Answer :
Certainly! Let's find the factors of the quadratic expression [tex]\(x^2 + 9x + 8\)[/tex].
1. Identify the quadratic expression: We are starting with [tex]\( x^2 + 9x + 8 \)[/tex].
2. Identify the factors of 8 that add up to 9: We need to find two numbers that multiply to 8 and add up to 9. The numbers [tex]\(1\)[/tex] and [tex]\(8\)[/tex] fit this criteria because:
[tex]\[ 1 \times 8 = 8 \quad \text{and} \quad 1 + 8 = 9 \][/tex]

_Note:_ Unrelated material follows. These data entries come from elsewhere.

int gswt_set_atmosphere(gswt_ctx* c, const gswt_atmosphere* a)
try {
    if (!c) return GSWT_ERR_BAD_ARG;
    if (!a) { c->atm = gswt_atmosphere{}; return GSWT_OK; }
    const float inf = std::numeric_limits<float>::infinity();
    const struct { const char* name; float v; } fields[] = {
        {"fade_start", a->fade_start}, {"fade_end", a->fade_end}, {"fog_density", a->fog_density}, {"fog_start", a->fog_start},
        {"fog_max", a->fog_max}, {"fog_color[0]", a->fog_color[0]}, {"fog_color[1]", a->fog_color[1]}, {"fog_color[2]", a->fog_color[2]}};
    for (const auto& fd : fields)
        if (!(std::fabs(fd.v) < inf)) return fail(c, GSWT_ERR_BAD_ARG, "gswt_set_atmosphere: %s = %g is not finite", fd.name, fd.v);
    if (a->fade_start != 0.0f || a->fade_end != 0.0f) {
        if (!(a->fade_start >= 0.0f)) return fail(c, GSWT_ERR_BAD_ARG, "gswt_set_atmosphere: fade_start = %g, not >= 0", a->fade_start);
        if (!(a->fade_end > a->fade_start))
            return fail(c, GSWT_ERR_BAD_ARG, "gswt_set_atmosphere: fade_end = %g, not above fade_start = %g", a->fade_end, a->fade_start);
// ... 218 lines not shown
    if (!sl.live_cnt.p) { HIP_TRY(c, sl.live_cnt.ensure(16 * kSuperStride)); HIP_TRY(c, hipMemsetAsync(sl.live_cnt.p, 0, sl.live_cnt.cap * 4, sl.stream)); }
    HIP_TRY(c, sl.draw_culled.ensure_roomy((size_t)D.n_draws + 1));
    HIP_TRY(c, sl.cell_culled.ensure((size_t)b.n_cells + 1));
    if (a.su.draw_mode != 0u) HIP_TRY(c, sl.col_f.ensure(n_slots_all + 1));
    if (need_depths) HIP_TRY(c, sl.depths.ensure(n_slots_all + 1));
    if (c->opt.debug_varyings) HIP_TRY(c, c->dbg.ensure((size_t)D.n_entries + 1));
    const size_t range_words = 2 * (nt + 1), list_words = tile_depth_list_words(nt);
    auto uint2s = [](size_t words) { return (words + 1) / 2 + 1; };
    HIP_TRY(c, sl.ranges.ensure(range_words / 2 + 2 * uint2s(list_words)));
    b.n_zero_ranges = (uint32_t)(range_words + list_words + 1);
    const size_t counter_words = 16, n_super = (size_t)D.n_chunks / 256 + 1;
    const size_t super_words = (2 * (size_t)kSuperStride + 1) * n_super;
    const size_t rw_pair = radix_ws_words(cap, key_bits), rw_depth = depth_bits ? radix_ws_words(cap, depth_bits) : 0;
    HIP_TRY(c, sl.ghist.ensure_roomy(counter_words + super_words + rw_pair + rw_depth + 16));
    b.n_zero_head = (uint32_t)(counter_words + super_words + radix_ws_zero_words(cap, key_bits));
    b.n_zero_depth = depth_bits ? (uint32_t)radix_ws_zero_words(cap, depth_bits) : 0u;
    HIP_TRY(c, sl.keys_a.ensure_roomy((size_t)cap + 1)); HIP_TRY(c, sl.keys_b.ensure_roomy((size_t)cap + 1));
    HIP_TRY(c, sl.vals_a.ensure_roomy((size_t)cap + 1)); HIP_TRY(c, sl.vals_b.ensure_roomy((size_t)cap + 1));
    if (depth_order) { HIP_TRY(c, sl.aux_a.ensure_roomy((size_t)cap + 1)); HIP_TRY(c, sl.aux_b.ensure_roomy((size_t)cap + 1)); }
    HIP_TRY(c, sl.item_base.ensure_roomy(nt + 2));
    HIP_TRY(c, sl.partials.ensure_roomy((nt + cap / seg + 1) * 256));
    if (a.d_out_depth) HIP_TRY(c, sl.partials_z.ensure_roomy((nt + cap / seg + 1) * 256));
    if (a.d_out_pick) HIP_TRY(c, sl.partials_pick.ensure_roomy((nt + cap / seg + 1) * 256));
    HIP_TRY(c, sl.item_tab.ensure_roomy(nt + cap / seg + 2));

    b.draws = D.draws; b.n_chunks = D.n_chunks; b.chunk_tab = D.chunk_tab.p; b.chunk_tab_xcd = D.chunk_tab_xcd.p;
    b.static_list = c->static_list.p; b.merged_list = D.merged_list.p; b.merged_map = D.merged_map.p;
    b.tex = c->tex.p; b.hmap = c->hmap.p; b.boxes = c->static_boxes.p;
    b.bg_rgba = a.d_bg; b.bg_depth = a.d_bgd; b.out = a.d_out; b.out_depth = a.d_out_depth; b.host_counters = sl.hc_dev;
    b.out_pick = reinterpret_cast<uint4*>(a.d_out_pick);
    b.n_tiles = (uint32_t)n_tiles; b.pair_cap = cap; b.seg = seg;
    b.rects = sl.rects.p; b.recs = sl.recs.p; b.depths = need_depths ? sl.depths.p : nullptr; b.col_f = sl.col_f.p; b.dbg = c->dbg.p;
    b.draw_culled = sl.draw_culled.p; b.cell_culled = sl.cell_culled.p;
    b.live_cnt = sl.live_cnt.p; b.live_cid = sl.live_cid.p; b.live_tab = sl.live_tab.p; b.block_sums = sl.block_sums.p;
    b.counters = reinterpret_cast<unsigned long long*>(sl.ghist.p);
    b.krange = reinterpret_cast<uint32_t*>(b.counters + 5);
    b.super_sums = sl.ghist.p + counter_words;
    b.radix_pair = b.super_sums + super_words;
    b.radix_depth = b.radix_pair + rw_pair;
    b.keys_a = sl.keys_a.p; b.keys_b = sl.keys_b.p; b.vals_a = sl.vals_a.p; b.vals_b = sl.vals_b.p; b.aux_a = sl.aux_a.p; b.aux_b = sl.aux_b.p;
    b.ranges = sl.ranges.p;
    b.long_tiles = reinterpret_cast<uint32_t*>(sl.ranges.p) + range_words;
    b.item_base = sl.item_base.p; b.item_tab = sl.item_tab.p; b.partials = sl.partials.p; b.partials_z = a.d_out_depth ? sl.partials_z.p : nullptr;
    b.partials_pick = a.d_out_pick ? sl.partials_pick.p : nullptr;
    const bool time_pick = a.d_out_pick != nullptr && c->opt.timing >= 1;
    b.ev_pick_begin = time_pick ? sl.ev[kEvPickBegin] : nullptr; b.ev_pick_end = time_pick ? sl.ev[kEvPickEnd] : nullptr;
    sl.pick_timed = time_pick && n_tiles > 0;
    return GSWT_OK;
}

static int emit_and_sort(gswt_ctx* c, const FrameSlot& sl, const Frame& f, const FrameBufs& b, int key_bits, const uint32_t** sorted)
{
    hipStream_t s = sl.stream;
    const uint32_t n_launch = c->opt.debug_varyings ? 0u : sl.n_launch_eff;
    const unsigned long long* const n_pairs = b.counters + 1;
    const uint32_t cap = b.pair_cap;
    if (sl.args.cfg.order_mode != GSWT_ORDER_DEPTH) {
        launch_emit(s, f, b, b.keys_a, nullptr, nullptr, n_launch);
        if (c->opt.timing >= 2) HIP_TRY(c, hipEventRecord(sl.ev[kEvEmitted], s));
        const int where = launch_sort(s, b.keys_a, b.vals_a, b.keys_b, b.vals_b, cap, n_pairs, key_bits, b.radix_pair, b.ranges);
        *sorted = where ? b.vals_b : b.vals_a;
    } else if (sl.depth_local) {
        launch_emit(s, f, b, b.keys_a, b.aux_a, nullptr, n_launch);
        if (c->opt.timing >= 2) HIP_TRY(c, hipEventRecord(sl.ev[kEvEmitted], s));
        const int where = launch_sort(s, b.keys_a, b.vals_a, b.keys_b, b.vals_b, cap, n_pairs, key_bits, b.radix_pair, b.ranges, nullptr, b.aux_a, b.aux_b);
        uint32_t* const vals = where ? b.vals_b : b.vals_a;
        launch_tile_depth_sort(s, b.ranges, vals, where ? b.aux_b : b.aux_a, where ? b.vals_a : b.vals_b, where ? b.aux_a : b.aux_b, (int)b.n_tiles,
// ... 35 lines not shown
    sl.depth_passes = depth_order ? std::min<uint32_t>(std::max<uint32_t>(c->depth_passes, 1u), 4u) : 0u;
    sl.depth_local = depth_order && c->opt.depth_sort != 1;
    if (depth_order) (sl.depth_local ? c->stat_depth_local : c->stat_depth_global)++;
    FrameBufs b;
    int rc = plan_frame_buffers(c, sl, D, f, n_tiles, sl.cap, key_bits, sl.depth_local ? 0 : 8 * (int)sl.depth_passes, b);
    if (rc != GSWT_OK) return rc;
    if (hipStreamQuery(c->stream) != hipSuccess) {
        HIP_TRY(c, hipEventRecord(sl.ev_in, c->stream));
        HIP_TRY(c, hipStreamWaitEvent(s, sl.ev_in, 0));
    }
    if (D.ev_up && D.ev_up_pending && !D.built) {
        if (hipEventQuery(D.ev_up) == hipSuccess) D.built = true;
        else HIP_TRY(c, hipStreamWaitEvent(s, D.ev_up, 0));
    }
    if (g.world > 1 && out_px > 0) HIP_TRY(c, hipMemsetAsync(a.d_out, 0, g.bytes, s));
    if (g.world > 1 && out_px > 0 && a.d_out_depth) HIP_TRY(c, hipMemsetAsync(a.d_out_depth, 0, out_px * sizeof(float), s));
    if (g.world > 1 && out_px > 0 && a.d_out_pick) HIP_TRY(c, hipMemsetAsync(a.d_out_pick, 0, out_px * sizeof(gswt_pick), s));
    const bool use_graph = c->opt.graph != 0 && c->opt.timing == 0 && !dbg && n_tiles > 0 && sl.hc_dev != nullptr;
    struct RecorderScope {
        explicit RecorderScope(GraphRec* r) { if (r) { r->n = 0; r->overflow = false; } graph_recorder() = r; }
        ~RecorderScope() { graph_recorder() = nullptr; }
    } recorder_scope(use_graph ? &sl.grec : nullptr);
    hipEvent_t* ev = sl.ev;
    if (c->opt.timing >= 1) HIP_TRY(c, hipEventRecord(ev[kEvStart], s));
    launch_cull(s, f, b, c->opt.no_chunk_cull == 0 && !dbg);
    {
        uint64_t eff = D.n_launch;
        if (!dbg && !sl.full_grid && c->live_hint) {
            const uint64_t cut = 8ull * ((uint64_t)c->live_hint + c->live_hint / 2 + 256);
            if (cut * 2 <= eff) eff = cut;
        }
        sl.n_launch_eff = (uint32_t)eff;
    }
    launch_project(s, f, b, sl.n_launch_eff, dbg, a.strict_vs, a.ortho);
    if (c->opt.timing >= 2) HIP_TRY(c, hipEventRecord(ev[kEvProjected], s));
    const uint32_t* vals = nullptr;
    rc = emit_and_sort(c, sl, f, b, key_bits, &vals);
    if (rc != GSWT_OK) return rc;
    if (c->opt.timing >= 2) HIP_TRY(c, hipEventRecord(ev[kEvSorted], s));
    if (c->opt.timing >= 2) HIP_TRY(c, hipEventRecord(ev[kEvRanges], s));
    launch_composite(s, f, b, vals, out_rows, c->opt.composite, depth_order && !sl.depth_local ? b.krange : nullptr, sl.depth_passes, depth_order,
                     c->opt.item_order != 0, c->opt.timing >= 1 ? ev[kEvCompositeBegin] : nullptr, c->opt.timing >= 1 ? ev[kEvCompositeEnd] : nullptr,
                     (int)a.cfg.out_format);
    c->last_n_tiles = (uint32_t)n_tiles;
    c->last_slot = (int)(&sl - c->slots);
    if (c->opt.timing >= 1) HIP_TRY(c, hipEventRecord(ev[kEvEnd], s));
    if (use_graph) {
        graph_recorder() = nullptr;
        const int grc = replay_graph(c, sl);
        if (grc != GSWT_OK) return grc;
    }
    HIP_TRY(c, hipGetLastError());
    if (n_tiles == 0 || !sl.hc_dev) HIP_TRY(c, hipMemcpyAsync(sl.hc, b.counters, 5 * sizeof(unsigned long long), hipMemcpyDeviceToHost, s));
    HIP_TRY(c, hipEventRecord(ev[kEvDone], s));
    sl.timing_level = c->opt.timing;
    return GSWT_OK;
}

3. Write the expression in its factored form: We can then express the quadratic expression as:
[tex]\[ x^2 + 9x + 8 = (x + 1)(x + 8) \][/tex]
Given this factorization, we can see how it translates to the models provided.
Analyze the models:
Model 1:
[tex]\[ \begin{array}{|c|c|c|c|c|c|c|c|} \hline 6 & +x & + & + & + & + & + & + \\ \hline +x & +x^2 & +x & +x & +x & +x & +x & +x \\ \hline + & +x & + & + & + & - & - & - \\ \hline + & +x & + & + & + & - & - & - \\ \hline + & +x & + & + & + & - & - & - \\ \hline \end{array} \][/tex]
Model 2:
[tex]\[ \begin{array}{|c|c|c|c|c|c|} \hline & +x & + & + & + & + \\ \hline +x & +x^2 & +x & +x & +x & +x \\ \hline + & +x & + & + & + & + \\ \hline + & +x & + & + & + & + \\ \hline \end{array} \][/tex]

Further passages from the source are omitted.